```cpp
static int launch_pass(sf_ctx* ctx, bool slow, int it, const sf_fit_params* p,
                       const RefSpec& r, int64_t S, int F, int A,
                       const double* phase, double* coef, double* resid,
                       float* w_out, int32_t* order_out, bool lean) {
  const int D = ctx->D;
  const int spw = !slow && D <= 32 && ctx->fit_pack ? 2 : 1;
  lean = !slow && lean && ctx->fit_lean;
  decltype(&kl_fit_pass_kernel<false, 1, false>) const kernels[3][2] = {
      {kl_fit_pass_kernel<false, 1, false>, kl_fit_pass_kernel<false, 2, false>},
      {kl_fit_pass_kernel<false, 1, true>, kl_fit_pass_kernel<false, 2, true>},
      {kl_fit_pass_kernel<true, 1, false>, kl_fit_pass_kernel<true, 2, false>}};
  const auto kernel = kernels[slow ? 2 : lean][spw - 1];
  const size_t shared = fast_shared_bytes(D, spw == 1);
  const size_t slot = fast_wave_bytes(D, slow, lean);
  int nw = 1, best = 0;
  for (int k = 1; k <= 4; ++k) {
    const size_t per_wg = shared + (size_t)k * spw * slot;
    if (per_wg > kLdsBytes) break;
    const int waves = k * (int)(kLdsBytes / per_wg);
    if (waves > best) {
      best = waves;
      nw = k;
    }
  }
  const size_t shm = shared + (size_t)nw * spw * slot;
  SF_TRY_RC(allow_lds(kernel, shm));
  int64_t blocks = (S + nw * spw - 1) / (nw * spw);
  if (blocks > 16384) blocks = 16384;
  hipLaunchKernelGGL(kernel, dim3((unsigned)blocks), dim3(64 * nw), shm,
                     ctx->stream, it, p->niter, S, F, A, D, phase, r.refph, r.sub,
                     ctx->d_u, ctx->d_c, ctx->d_eig, ctx->d_st_order, ctx->d_class,
                     ctx->d_pos, ctx->d_ids, ctx->d_keys, (int)ctx->table_cap,
                     ctx->d_pool, (int)ctx->pool_cap, ctx->d_counters,
                     p->screen_type, p->nsigma, p->adjust_order, coef, resid, w_out,
                     order_out);
  SF_HIP(hipGetLastError());
  return SF_OK;
}

int launch_block_sigma(sf_ctx* ctx, int T, int F, int A, const double* phase,
                       const RefSpec& r, int screen_type, const double* resid,
                       const float* w_out) {
  hipLaunchKernelGGL(kl_block_sigma_kernel, dim3(F * A), dim3(256), 0,
                     ctx->stream, T, F, A, ctx->D, phase, r.refph, r.sub,
                     ctx->d_skip, r.skip, screen_type, resid, w_out,
                     ctx->d_sigma);
  SF_HIP(hipGetLastError());
  return SF_OK;
}

int fit_buffers(sf_ctx* ctx, int64_t S, int F, int A, double** resid,
// ... 39 lines not shown
  }
  SF_TRY_RC(fit_buffers(ctx, S, F, A, &resid, &w_out, &order_out));
  if (ctx->slot_cap < (size_t)S)
    SF_TRY_RC(replace_pair(ctx->slot_cap, (size_t)S, &ctx->d_pos, (size_t)S,
                           &ctx->d_class, (size_t)S));
  const size_t tcap = next_pow2((size_t)(2 * p->niter + 2) * (size_t)S + 64, 1);
  if (ctx->table_cap < tcap)
    SF_TRY_RC(replace_pair(ctx->table_cap, tcap, &ctx->d_keys, tcap, &ctx->d_ids, tcap));
  SF_TRY_RC(ensure_pool(ctx, 1024));
  const int cap = (int)ctx->table_cap;
  SF_HIP(hipMemsetAsync(ctx->d_keys, 0, ctx->table_cap * sizeof(unsigned long long),
                        ctx->stream));
  SF_HIP(hipMemsetAsync(ctx->d_ids, 0xff, ctx->table_cap * sizeof(int), ctx->stream));
  SF_HIP(hipMemsetAsync(ctx->d_counters, 0, kFitCounters * sizeof(int), ctx->stream));

  {
    const int gw = D <= 8 ? 8 : D <= 16 ? 16 : D <= 32 ? 32 : 64;
    const int64_t per_block = 4 * (64 / gw);
    const dim3 grid((unsigned)((S + per_block - 1) / per_block));
    const auto classify = gw == 8    ? kl_classify_kernel<8>
                          : gw == 16 ? kl_classify_kernel<16>
                          : gw == 32 ? kl_classify_kernel<32>
                                     : kl_classify_kernel<64>;
    hipLaunchKernelGGL(classify, grid, dim3(256), 0, ctx->stream, weight, S, F, A, D,
                       ctx->d_st_order, ctx->d_skip, r.skip, ctx->d_keys, cap,
                       ctx->d_pos, ctx->d_class, ctx->d_counters, coef, resid, w_out,
                       order_out);
    SF_HIP(hipGetLastError());
  }

  const bool block_flags = p->screen_type != SF_SCREEN_PHASE;
  for (int it = 0; it < p->niter; ++it) {
    int n_slow = 0, n_nonuniform = 0;
    SF_TRY_RC(number_and_decompose(ctx, &n_slow, &n_nonuniform));
    SF_TRY_RC(launch_pass(ctx, false, it, p, r, S, F, A, phase, coef, resid, w_out,
                          order_out, n_nonuniform == 0));
    if (n_slow > 0)
      SF_TRY_RC(launch_pass(ctx, true, it, p, r, S, F, A, phase, coef, resid, w_out,
                            order_out, false));
    if (block_flags && it + 1 < p->niter) {
      SF_TRY_RC(launch_block_sigma(ctx, T, F, A, phase, r, p->screen_type, resid,
                                 w_out));
      hipLaunchKernelGGL(kl_block_flag_kernel, dim3((unsigned)((S + 255) / 256)),
                         dim3(256), 0, ctx->stream, S, F, A, D, phase, r.refph,
                         r.sub, ctx->d_class, p->screen_type, p->nsigma,
                         ctx->d_sigma, resid, w_out, ctx->d_keys, cap,
                         ctx->d_pos);
// ... 20 lines not shown
```

### ska-sdp-screen-fitting_amd/csrc/kl_fit_pool.h

```cpp
#pragma once

#include <hip/hip_runtime.h>

#include <algorithm>

#include "kl_fit_masks.h"
#include "kl_fit_steps.h"
#include "sf_internal.h"

namespace sf {

constexpr unsigned long long kEmptyKey = 0ull;

__device__ int table_insert(unsigned long long* keys, int cap,
                            unsigned long long key) {
  int h = (int)(mix64(key) & (unsigned long long)(cap - 1));
  for (int probe = 0; probe < cap; ++probe) {
    unsigned long long prev = keys[h];
    if (prev == kEmptyKey) prev = atomicCAS(keys + h, kEmptyKey, key);
    if (prev == kEmptyKey || prev == key) return h;
    h = (h + 1) & (cap - 1);
  }
  return -3;
}
// ... 377 lines not shown
  SF_TRY_RC(grow(&ctx->d_pool_mask, mc, cap, true));
  ctx->pool_cap = cap;
  return SF_OK;
}

__global__ __launch_bounds__(256) void kl_fill_mask_kernel(
    const unsigned long long* __restrict__ keys, const int* __restrict__ ids,
    int cap, unsigned long long* __restrict__ pool_mask, int lo) {
  const int i = blockIdx.x * blockDim.x + threadIdx.x;
  if (i >= cap) return;
  if (keys[i] != kEmptyKey && ids[i] >= lo) pool_mask[ids[i]] = keys[i];
}

constexpr int kAncestorMinMasks = 8192;

static int number_and_decompose(sf_ctx* ctx, int* n_slow, int* n_nonuniform) {
  SF_HIP(hipMemcpyAsync(ctx->d_counters + kCntPassStart, ctx->d_counters + kCntIds,
                        sizeof(int), hipMemcpyDeviceToDevice, ctx->stream));
  SF_HIP(hipMemsetAsync(ctx->d_counters + kCntMaxLevel, 0, sizeof(int), ctx->stream));
  const int cap = (int)ctx->table_cap;
  const int old_cap = (int)ctx->pool_cap;
  hipLaunchKernelGGL(kl_assign_kernel, dim3(std::min((cap + 255) / 256, 8192)), dim3(256), 0,
                     ctx->stream, ctx->d_keys, cap, ctx->d_ids,
                     ctx->d_pool_mask, old_cap, ctx->d_counters, ctx->D);
  SF_HIP(hipGetLastError());
  int cnt[kCntMaxLevel + 1];
  SF_HIP(hipMemcpyAsync(cnt, ctx->d_counters, sizeof(cnt), hipMemcpyDeviceToHost,
                        ctx->stream));
  SF_HIP(hipStreamSynchronize(ctx->stream));
  *n_slow = cnt[kCntSlow];
  *n_nonuniform = cnt[kCntNonUniform];
  if (cnt[kCntIds] > old_cap) {
    SF_TRY_RC(ensure_pool(ctx, (size_t)cnt[kCntIds]));
    hipLaunchKernelGGL(kl_fill_mask_kernel, dim3((cap + 255) / 256), dim3(256),
                       0, ctx->stream, ctx->d_keys, ctx->d_ids, cap,
                       ctx->d_pool_mask, old_cap);
    SF_HIP(hipGetLastError());
  }
  const int n_new = cnt[kCntIds] - cnt[kCntPassStart];
  const uint8_t* done = nullptr;
  if (n_new > 0 && ctx->fit_subset_deletion && ctx->D <= 64) {
    SF_TRY_RC(grow(&ctx->d_pool_status, ctx->pool_status_cap, ctx->pool_cap, true));
    SF_HIP(hipMemsetAsync(ctx->d_pool_status + cnt[kCntPassStart], 1, (size_t)n_new, ctx->stream));
    const int D = ctx->D;
    const int ldd = odd_ld(D);
    const size_t shm = (size_t)2 * D * ldd * sizeof(double) + 6 * 64 * sizeof(double) +
// ... 36 lines not shown
```

### ska-sdp-screen-fitting_amd/csrc/sf_internal.h

```cpp
#pragma once

#include <hip/hip_runtime.h>

#include <cstdint>
#include <string>
#include <vector>

#include "screenfit.h"

namespace sf {

void set_error(const std::string& msg);

#define SF_HIP(call)                                                        \
  do {                                                                      \
    hipError_t e_ = (call);                                                 \
    if (e_ != hipSuccess) {                                                 \
      ::sf::set_error(std::string(#call) + ": " + hipGetErrorString(e_));   \
      return SF_EIO;                                                        \
    }                                                                       \
  } while (0)

#define SF_REQUIRE(cond, code, msg) \
  do {                              \
// ... 48 lines not shown
  if (shm > 64 * 1024)
    SF_HIP(hipFuncSetAttribute(reinterpret_cast<const void*>(kernel),
                               hipFuncAttributeMaxDynamicSharedMemorySize, (int)shm));
  return SF_OK;
}

enum FitCounter {
  kCntIds = 0,
  kCntWideDecomp = 0,
  kCntPassStart = 1,
  kCntSlow = 2,
  kCntError = 3,
  kCntNonUniform = 4,
  kCntMaxLevel = 5,
  kCntWideMasks = 6,
};
constexpr int kFitCounters = 8;
enum FitError {
  kErrLookupMiss = 1,
  kErrTableFull = 2,
  kErrLeanNonUniform = 4,
  kErrFullMaskInPool = 8,
};

constexpr int kTiles = 4;
constexpr int kWavePix = 16 * kTiles;
constexpr int kEvalWaves = 4;
constexpr int kBlockPix = kWavePix * kEvalWaves;

constexpr int kDigits = 6;

}
// ... 91 lines not shown
  size_t tess_tab_cap = 0;
  int force_general = 0;
  int eval_kernel = SF_EVAL_KERNEL_AUTO;
  int64_t eval_max_blocks = 0;
  int eval_ks_pad = 0;
  int eval_sleep = 0;
  int eval_xcd_map = -1;
  int eval_groups = 0;
  int eval_bands = 0;
  int tess_slots = 0;
  int tess_waves = 0;
  int tess_tile = 0;
  int tess_box = -1;
  int fit_pack = 1;
  int fit_lean = 1;
};

namespace sf {
constexpr int kEvalMaxKS = 15;
constexpr int kEvalWideMaxKS = SF_MAX_EVAL_DIR / 4;
inline bool eval_int_applies(const sf_ctx* ctx, bool gain, unsigned flags,
                             bool out_aligned16) {
  return !gain && ctx->dig_ok && ctx->d_cdig && ctx->eval_int != 0 &&
         (flags & SF_EVAL_FAST_SINCOS) && ctx->n_pix % 4 == 0 && out_aligned16 &&
         ctx->ksteps >= 12 && ctx->ksteps <= kEvalMaxKS;
}

struct RefSpec {
  int sub = -1;
  const double* refph = nullptr;
// ... 57 lines not shown
```

### ska-sdp-screen-fitting_amd/ska_sdp_screen_fitting_amd/_lib.py

```python

import contextlib
import ctypes
import os
import threading

import numpy as np

_HERE = os.path.dirname(os.path.abspath(__file__))
LIB_PATH = os.environ.get("SCREENFIT_LIB", os.path.join(_HERE, "libscreenfit.so"))

SF_SCREEN_PHASE = 0
SF_SCREEN_TEC = 1
SF_SCREEN_AMPLITUDE = 2
SF_EVAL_NAN_SCRUB = 1
SF_EVAL_FAST_SINCOS = 1 << 8
SF_EVAL_NT_STORES = 1 << 9
SF_EVAL_BIG_ENDIAN = 1 << 10
SF_MAX_DIR = 60
SF_MAX_FIT_DIR = 128
SF_MAX_EVAL_DIR = 128
SF_MAX_POINTS = 4096
SF_MAX_TEC_FREQ = 4096
SF_OPT_FIT_GENERAL = 1
SF_OPT_EVAL_KERNEL = 2
# ... 4 lines not shown
SF_OPT_EVAL_XCD_MAP = 7
SF_OPT_EVAL_GROUPS = 8
SF_OPT_EVAL_BANDS = 9
SF_OPT_FIT_LEAN = 10
SF_OPT_TESS_SLOTS = 11
SF_OPT_TESS_WAVES = 12
SF_OPT_TESS_TILE = 13
SF_OPT_TESS_BOX = 14
SF_OPT_EVAL_INT = 15
SF_OPT_EVAL_WG_WAVES = 16
SF_OPT_FIT_EIG_WAVES = 17
SF_OPT_FIT_SUBSET_DELETION = 18
SF_OPT_FIT_WIDE_CACHE = 19
SF_OPT_FIT_WIDE_POOL_MB = 20
SF_OPT_FIT_WIDE_POOL_MAX = 21
SF_EVAL_KERNEL_AUTO = 0
SF_EVAL_KERNEL_TILE = 1
SF_EVAL_KERNEL_LDS4 = 2
SF_EVAL_KERNEL_LDS8 = 3
SF_EVAL_KERNEL_LDS16 = 4
SF_EVAL_KERNEL_LDS8H = 5
SF_EVAL_KERNEL_LDS16H = 6
SF_EVAL_KERNEL_TILE3 = 7
SF_EVAL_KERNEL_SHB = 8
SF_EVAL_KERNEL_WIDE = 9
EVAL_KERNEL_NAMES = {SF_EVAL_KERNEL_TILE: "kl_eval_kernel",
                     SF_EVAL_KERNEL_LDS4: "kl_eval_lds_kernel<4 waves>",
                     SF_EVAL_KERNEL_LDS8: "kl_eval_lds_kernel<8 waves>",
                     SF_EVAL_KERNEL_LDS16: "kl_eval_lds_kernel<16 waves>",
                     SF_EVAL_KERNEL_LDS8H: "kl_eval_lds_kernel<8 waves, 2 tiles>",
                     SF_EVAL_KERNEL_LDS16H: "kl_eval_lds_kernel<16 waves, 2 tiles>",
                     SF_EVAL_KERNEL_TILE3: "kl_eval_kernel<3 waves/SIMD>",
                     SF_EVAL_KERNEL_SHB: "kl_eval_kernel<Cpix in LDS>",
                     SF_EVAL_KERNEL_WIDE: "kl_eval_wide_kernel"}

EXPORTED = (
    "sf_version", "sf_last_error", "sf_create", "sf_destroy", "sf_set_stream",
    "sf_synchronize", "sf_set_option", "sf_get_eval_kernel", "sf_get_eval_contraction", "sf_alloc", "sf_free", "sf_copy_h2d", "sf_copy_d2h",
    "sf_set_basis", "sf_set_basis_wide", "sf_set_piercepoints", "sf_get_basis", "sf_kl_fit", "sf_get_fit_stats", "sf_get_fit_pool",
    "sf_get_fit_pool_wide",
    "sf_stream_create", "sf_stream_destroy", "sf_device_cus",
    "sf_set_grid", "sf_kl_eval", "sf_kl_eval_gain", "sf_kl_eval_sums",
    "sf_tess_fill", "sf_smooth",
    "sf_set_points", "sf_kl_eval_points", "sf_kl_eval_point_values",
    "sf_kl_eval_values",
    "sf_set_tec_freqs", "sf_kl_eval_tec",
)


_identity = {}


def library_identity(path=None):
    import hashlib
# ... 46 lines not shown
            "sf_synchronize": ([vp], c_int),
            "sf_set_option": ([vp, c_int, c_int], c_int),
            "sf_get_eval_kernel": ([vp, c_int, ctypes.c_uint, ip], c_int),
            "sf_get_eval_contraction": ([vp, c_int, ctypes.c_uint, ip], c_int),
            "sf_alloc": ([vp, ctypes.c_size_t, ctypes.POINTER(vp)], c_int),
            "sf_free": ([vp, vp], c_int),
            "sf_copy_h2d": ([vp, vp, vp, ctypes.c_size_t], c_int),
            "sf_copy_d2h": ([vp, vp, vp, ctypes.c_size_t], c_int),
            "sf_set_basis": ([vp, vp, c_int, c_dbl, c_dbl], c_int),
            "sf_set_basis_wide": ([vp, vp, c_int, c_dbl, c_dbl], c_int),
            "sf_set_piercepoints": ([vp, vp, c_int, c_dbl, c_dbl], c_int),
            "sf_get_basis": ([vp, vp, vp, vp, vp], c_int),
            "sf_kl_fit": ([vp, vp, vp, c_int, c_int, c_int, ip,
                           ctypes.POINTER(FitParams), vp, vp, vp, vp], c_int),
            "sf_get_fit_stats": ([vp, ip, ip], c_int),
            "sf_get_fit_pool": ([vp, vp, vp, c_int, ip], c_int),
            "sf_get_fit_pool_wide": ([vp, vp, vp, c_int, ip], c_int),
            "sf_set_grid": ([vp, vp, c_int, vp, c_int], c_int),
            "sf_kl_eval": ([vp, vp, i64, vp, i64, ctypes.c_uint], c_int),
            "sf_stream_create": ([vp, ctypes.POINTER(c_int), c_int,
                                  ctypes.POINTER(vp)], c_int),
            "sf_stream_destroy": ([vp, vp], c_int),
            "sf_device_cus": ([vp, ctypes.POINTER(c_int)], c_int),
            "sf_kl_eval_gain": ([vp, vp, vp, vp, i64, vp, i64, ctypes.c_uint],
                                c_int),
            "sf_kl_eval_sums": ([vp, vp, vp, vp, i64, vp, i64, ctypes.c_uint, vp],
                                c_int),
            "sf_tess_fill": ([vp, vp, c_int, c_int, vp, vp, vp, c_int, i64, vp,
                              i64, c_dbl, ctypes.c_uint], c_int),
            "sf_smooth": ([vp, vp, c_int, c_int, i64, c_dbl, ctypes.c_uint], c_int),
# ... 154 lines not shown
            self.h, self._dev(phase, np.float64, n, "phase"),
            self._dev(weight, np.float32, n, "weight"), int(T), int(F), int(A),
            so.ctypes.data_as(ctypes.POINTER(ctypes.c_int)),
            ctypes.byref(prm), self._dev(coef, np.float64, n, "coef"),
            self._dev(resid, np.float64, n, "resid"),
            self._dev(w_out, np.float32, n, "w_out"),
            self._dev(order_out, np.int32, n // max(self.D, 1), "order_out")),
            "sf_kl_fit")

    def fit_stats(self):
        nm, ng = ctypes.c_int(), ctypes.c_int()
        _check(self.lib.sf_get_fit_stats(self.h, ctypes.byref(nm), ctypes.byref(ng)),
               "sf_get_fit_stats")
        return {"n_masks": nm.value, "n_general": ng.value}

    def fit_pool(self):
        n = ctypes.c_int(0)
        _check(self.lib.sf_get_fit_pool(self.h, None, None, 0, ctypes.byref(n)),
               "sf_get_fit_pool")
        D = self.D
        masks = np.zeros(n.value, np.uint64)
        ent = np.zeros((n.value, D * D + D))
        if n.value:
            _check(self.lib.sf_get_fit_pool(self.h, masks.ctypes.data, ent.ctypes.data,
                                            n.value, ctypes.byref(n)), "sf_get_fit_pool")
        order = np.argsort(masks, kind="stable")
        masks, ent = masks[order], ent[order]
        for k, m in enumerate(masks):
            n = bin(int(m)).count("1")
            u = ent[k, :D * D].reshape(D, D)
# ... 198 lines not shown
```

* TASK INSTRUCTIONS
Scan the listing above, and wherever a line holds the string "RefSpec", copy that line.

* REPLY
                       const RefSpec& r, int64_t S, int F, int A,
                       const RefSpec& r, int screen_type, const double* resid,
struct RefSpec {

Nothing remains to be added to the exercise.